The JavaScript code that sets up the second rendering pass is shared with the first pass, so we will omit the details here. However, it is worth examining the navigation code.

let translateMatrix = glMatrix.mat4.lookAt(glMatrix.mat4.create(),
    glMatrix.vec3.fromValues(0, 0, 10), glMatrix.vec3.fromValues(0, 0, 0), glMatrix.vec3.fromValues(0.0, 1.0, 0.0));

let orthProjMatrix = glMatrix.mat4.ortho(glMatrix.mat4.create(), canvas.width * -0.5 * scale, canvas.width * 0.5 * scale, canvas.height * 0.5 * scale, canvas.height * -0.5 * scale, -1000.0, 1000.0);

let translateMatrixUniformBuffer = createGPUBuffer(device, translateMatrix, GPUBufferUsage.UNIFORM);

let projectionMatrixUniformBuffer = createGPUBuffer(device, orthProjMatrix, GPUBufferUsage.UNIFORM | GPUBufferUsage.COPY_DST);

• • •

    canvas.onmousedown = (e) => {
        isDragging = true;
        var rect = canvas.getBoundingClientRect();
        prevX = event.clientX - rect.left;
        prevY = event.clientY - rect.top;
        e.preventDefault();
        e.stopPropagation();
    }

    canvas.onmousemove = (e) => {
        if (isDragging) {
            var rect = canvas.getBoundingClientRect();
            x = event.clientX - rect.left;
            y = event.clientY - rect.top;

            let deltaX = prevX - x;
            let deltaY = prevY - y;

            pivotX += deltaX * scale;
            pivotY += deltaY * scale;

            updatedProjectionMatrix = glMatrix.mat4.ortho(glMatrix.mat4.create(), pivotX - canvas.width * 0.5 * scale, pivotX + canvas.width * 0.5 * scale, pivotY + canvas.height * 0.5 * scale, pivotY - canvas.height * 0.5 * scale, -1000.0, 1000.0);

            prevX = x;
            prevY = y;
            //requestAnimationFrame(render);
        }
        e.preventDefault();
        e.stopPropagation();
    }

    canvas.onmouseup = (e) => {
        isDragging = false;
        e.preventDefault();
        e.stopPropagation();
    }

    canvas.onwheel = (e) => {
        scale += e.deltaY * 0.01
        if (scale < 0.01) {
            scale = 0.01;
        }
        else if (scale > 100.0) {
            scale = 100.0;
        }

        console.log(scale);
        e.preventDefault();
        e.stopPropagation();

        updatedProjectionMatrix = glMatrix.mat4.ortho(glMatrix.mat4.create(), pivotX - canvas.width * 0.5 * scale, pivotX + canvas.width * 0.5 * scale, pivotY + canvas.height * 0.5 * scale, pivotY - canvas.height * 0.5 * scale, -1000.0, 1000.0);
    }
}

5_04_mega_texture/index.html:602-765 Navigation Related Code

Panning is achieved by updating the translation matrix. We use the lookAt function to derive the updated matrix. Initially, we look at the origin, and mouse movement updates both the lookAt's from and to parameters.

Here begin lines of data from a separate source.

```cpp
SweepArgs make_args(sph_ctx* c, const StepP& sp)
{
    SweepArgs a{};
    const int k = c->cur;
    a.g = c->fgrid;
    a.sp = sp;
    a.n = c->dist.on ? c->dist.n_tot : (uint32_t)c->n;
    a.exact = c->exact;
    a.cell_start = c->cell_start.as<uint32_t>();
// ... 373 lines not shown
            if (m.n) launch_jacobi_update(m.c->stream, &m.c->prof, m.a, (int)k, q.residual_density, q.max_avg_error, q.max_iters, multi);
        }
        if ((rc = exchange_and_sweep_a(G, M, q, k + 1))) return rc;
    }
    for (auto& m : M) {
        (void)hipSetDevice(m.c->device);
        SolverCtrl* hand_host = handoff ? m.c->ctrl_host_dev + 1 : nullptr;
        uint32_t* gate_out = handoff ? (uint32_t*)(m.c->ctrl.as<SolverCtrl>() + 2) : nullptr;
        if (!m.n || q.tail == 0 ) {
            if (handoff) launch_solver_handoff(m.c->stream, &m.c->prof, m.c->ctrl.as<SolverCtrl>(), hand_host, gate_out);
            continue;
        }
        launch_solver_tail(m.c->stream, &m.c->prof, m.a, q.tail, m.c->pm[m.c->pcur ^ 1].as<float4>(), -1, q.residual_density,
                           q.max_avg_error, q.max_iters, hand_host, gate_out);
        if (q.tail == 1  && source_term_on_records(m.a)) m.a.xv_ok = true;
        if (q.tail >= 2  && m.a.hdr_partials) launch_header_ahead(m.c, (m.n + 255u) / 256u, m.c->hdr_host_dev, publish_next && !multi);
    }
    return SPH_OK;
}
static void solve_stats(Member& m, const SolveQ& q, const SolverCtrl& h)
{
    m.c->pressure_cur = h.cur;
    sph_solver_stats* st = q.density_solver ? &m.st.density_solver : &m.st.div_solver;
    st->iters = h.iters;
    st->converged = 1;
    st->normal_count = h.normal;
    st->singular_count = h.singular;
    st->negative_count = h.negative;
    st->avg_error = h.normal > 0 ? h.sum_err / (float)h.normal : NAN;
    st->max_error = h.max_err;
}
// ... 118 lines not shown
        return c0->fail(SPH_ERR_INVALID_ARGUMENT, "center diff level estimation method needs density values");
    if (!p->level_estimation_after_advection && !p->use_extended_range_for_level_estimation)
        return c0->fail(SPH_ERR_INVALID_ARGUMENT, "assertion failed: simulation_params.use_extended_range_for_level_estimation");
    if (!G.multi() && c0->n == 0) return c0->fail(SPH_ERR_INVALID_ARGUMENT, "called `Option::unwrap()` on a `None` value (no particles)");
    if (!p->level_estimation_after_advection && !(p->level_estimation_range / SPH_ETA >= 2.f))
        return c0->fail(SPH_ERR_UNSUPPORTED, "level_estimation_range / 1.9 = %g < 2: the reference then steps on lists narrower than the SPH support, which this build does not cover",
                        (double)(p->level_estimation_range / SPH_ETA));
    for (auto c : G.m)
        if (c->poisoned) return c->fail(SPH_ERR_POISONED, "an earlier step failed inside the step: the particle state is undefined until sph_upload");
    *started = true;
    const bool no_records = c0->opt.accel_generic != 0;
    const bool paced = c0->opt.paced != 0 && p->max_iters <= 0x7fffu && (!G.multi() || c0->opt.slab_paced != 0);
    for (auto c : G.m) c->paced_step = paced;
    for (auto c : G.m) c->dist.overlap_env = c0->opt.overlap;
    for (auto c : G.m) c->publish_folded = false;

    const bool tev = c0->prof.mode == 1;
    for (auto& m : M) {
        (void)hipSetDevice(m.c->device);
        if (tev) (void)hipEventRecord(m.c->ev[0], m.c->stream);
    }

    std::vector<std::vector<float>> red(M.size(), std::vector<float>(8));
    int hdr_rc = SPH_OK, setup_rc = SPH_OK;
    bool slab_fused = false;
    const float slab_slack_k = (level_on && p->level_estimation_after_advection && G.multi())
                                   ? fmaxf(2.f, c0->h_max_step > 0.f ? 4.f * c0->last_dmax / c0->h_max_step : 0.f) : 0.f;
    const float halo_base_k = fmaxf(4.f, level_on ? p->level_estimation_range / SPH_ETA : 0.f);
    auto header_ready = [&](sph_ctx* c) { return h_from_mass_mode && c->hdr_ahead && c->hdr_ahead_rest_density == p->rest_density; };
    const bool ahead_usable = !G.multi() && header_ready(c0);
// ... 716 lines not shown
            if (!m.n) launch_ctrl_reset(m.c->stream, m.c->ctrl.as<SolverCtrl>(), m.a.gate);
            if (m.n) launch_source_term(m.c->stream, &m.c->prof, m.a, kind, residual_density);
        }
    };
    auto rec = [&](int e) {
        if (tev)
            for (auto& m : M) {
                (void)hipSetDevice(m.c->device);
                (void)hipEventRecord(m.c->ev[e], m.c->stream);
            }
    };
    enum { T_NONE = 0, T_VEL = 1, T_VX = 2, T_HYBRID = 3 };
    g_trace.mark(3);
    struct AheadPlan {
        bool on = false, incremental = false;
        GridP g{};
        int tile_ts = 0, tile_tsx = 0, tile_tsy = 0;
        IncClassifyP q{};
    } plan;
    auto plan_ahead_build = [&]() -> int {
        sph_ctx* c = c0;
        plan = AheadPlan{};
        if (G.multi() || !paced || !c->opt.ahead_build || !h_from_mass_mode || p->constrain_neighborhood_count || (!c->uniform_h && c->tile_ts <= 0) ||
            (c->uniform_h && c->tile_ts != 0) || c->exact || M[0].n == 0)
            return SPH_OK;
        const uint32_t n = M[0].n;
        const float cs = c->fgrid.cs;
        const int ts = c->tile_ts, margin = 2 * (ts > 0 ? ts : 1);
        GridP g{};
        g.cs = cs;
// ... 31 lines not shown
        hipStream_t s = c->stream;
        const size_t head_before = c->inc_head.bytes;
        HIPCHK(c, c->inc_head.ensure((size_t)g.ncells * 8));
        if (c->inc_head.bytes != head_before) HIPCHK(c, hipMemsetAsync(c->inc_head.p, 0, c->inc_head.bytes, s));
        HIPCHK(c, c->inc_next.ensure((size_t)c->cap * 4));
        HIPCHK(c, c->inc_bsum.ensure(incremental_sort_block_sums(g.ncells) * 4));
        if (!c->inc_movers.p) {
            HIPCHK(c, c->inc_movers.ensure(4));
            HIPCHK(c, hipMemsetAsync(c->inc_movers.p, 0, 4, s));
        }
        if (++c->inc_epoch == 0u) c->inc_epoch = 1u;
        plan.incremental = true;
        plan.q = IncClassifyP{c->fgrid, g, c->cxy.as<uint32_t>(), c->akey[1].as<uint32_t>(), c->aval[1].as<uint8_t>(), c->inc_next.as<uint32_t>(),
                              c->inc_head.as<unsigned long long>(), c->inc_epoch};
        M[0].a.inc = plan.q;
        return SPH_OK;
    };
    bool ahead_deferred = level_on;
    const std::function<int()> queue_ahead_build = [&]() -> int {
        sph_ctx* c = c0;
        if (ahead_deferred) return SPH_OK;
        c->ahead.valid = false;
        if (!plan.on) return SPH_OK;
        const uint32_t n = M[0].n;
        const GridP g = plan.g;
        hipStream_t s = c->stream;
        const int k = c->cur;
        const float4* integrated = c->pm[c->pcur ^ 1].as<float4>();
        if (plan.incremental) {
            const ReorderIO io{integrated, c->vel[k].as<float2>(), c->orig[k].as<uint32_t>(), c->lvl[k].as<float>(), c->lvlold[k].as<float>(), c->pm2.as<float4>(),
                               c->vel[k ^ 1].as<float2>(), c->orig[k ^ 1].as<uint32_t>(), c->lvl[k ^ 1].as<float>(), c->lvlold[k ^ 1].as<float>(), c->acxy.as<uint32_t>(),
                               c->h2n[k].as<float>(), c->h2n[k ^ 1].as<float>(),  nullptr, nullptr, c->szc[k].as<uint8_t>(), c->szc[k ^ 1].as<uint8_t>()};
            incremental_cell_sort_reorder(s, &c->prof, n, integrated, plan.q,  true, c->cell_start.as<uint32_t>(), c->akey[0].as<uint32_t>(),
                                          c->acell_start.as<uint32_t>(), io, c->inc_bsum.as<uint32_t>(), c->inc_movers.as<uint32_t>(),
                                          (uint32_t*)(c->ctrl_host_dev + 2) + 1);
            c->inc_count_valid = true;
        } else {
            const CellKeyGen kg{integrated, g, nullptr, 0u, (uint32_t)SC_GONE_FROM, 1};
            const int res = radix_sort_pairs(s, &c->prof, c->akey[0].as<uint32_t>(), c->aval[0].as<uint32_t>(), c->akey[1].as<uint32_t>(), c->aval[1].as<uint32_t>(), n,
                                             ilog2_ceil(g.ncells), c->sort_scratch.as<uint32_t>(), &kg);
            if (res == 1) {
                std::swap(c->akey[0], c->akey[1]);
                std::swap(c->aval[0], c->aval[1]);
            }
            launch_reorder(s, &c->prof, n, g, c->akey[0].as<uint32_t>(), c->aval[0].as<uint32_t>(), integrated, c->vel[k].as<float2>(), c->orig[k].as<uint32_t>(),
                           c->lvl[k].as<float>(), c->lvlold[k].as<float>(), c->pm2.as<float4>(), c->vel[k ^ 1].as<float2>(), c->orig[k ^ 1].as<uint32_t>(),
                           c->lvl[k ^ 1].as<float>(), c->lvlold[k ^ 1].as<float>(), c->acxy.as<uint32_t>(), c->h2n[k].as<float>(), c->h2n[k ^ 1].as<float>(),
                           c->lam_sum.as<float>(), c->lam_prev.as<float>(), c->cs_scratch.p, c->szc[k].as<uint8_t>(), c->szc[k ^ 1].as<uint8_t>());
            launch_cell_start(s, &c->prof, c->akey[0].as<uint32_t>(), n, g.ncells, c->acell_start.as<uint32_t>(), c->cs_scratch.p, true);
        }
// ... 394 lines not shown
```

Zooming is accomplished by updating the projection matrix. For image viewing, we use only the orthogonal matrix. When zooming in and out, we adjust the viewing range of the orthogonal matrix.

Finally, let's discuss what happens if we don't include padding in the texture. To see the effect, we can set the padding to zero. As we can see, seams become visible between the tiles. These seams are caused by numerical errors when sampling the texture map. Sampling at coordinates close to the border of a tile might read from a nearby tile. To avoid this, we add an extra buffer between tiles, ensuring that sampling close to the border of a tile reads from the buffer area instead of adjacent tiles.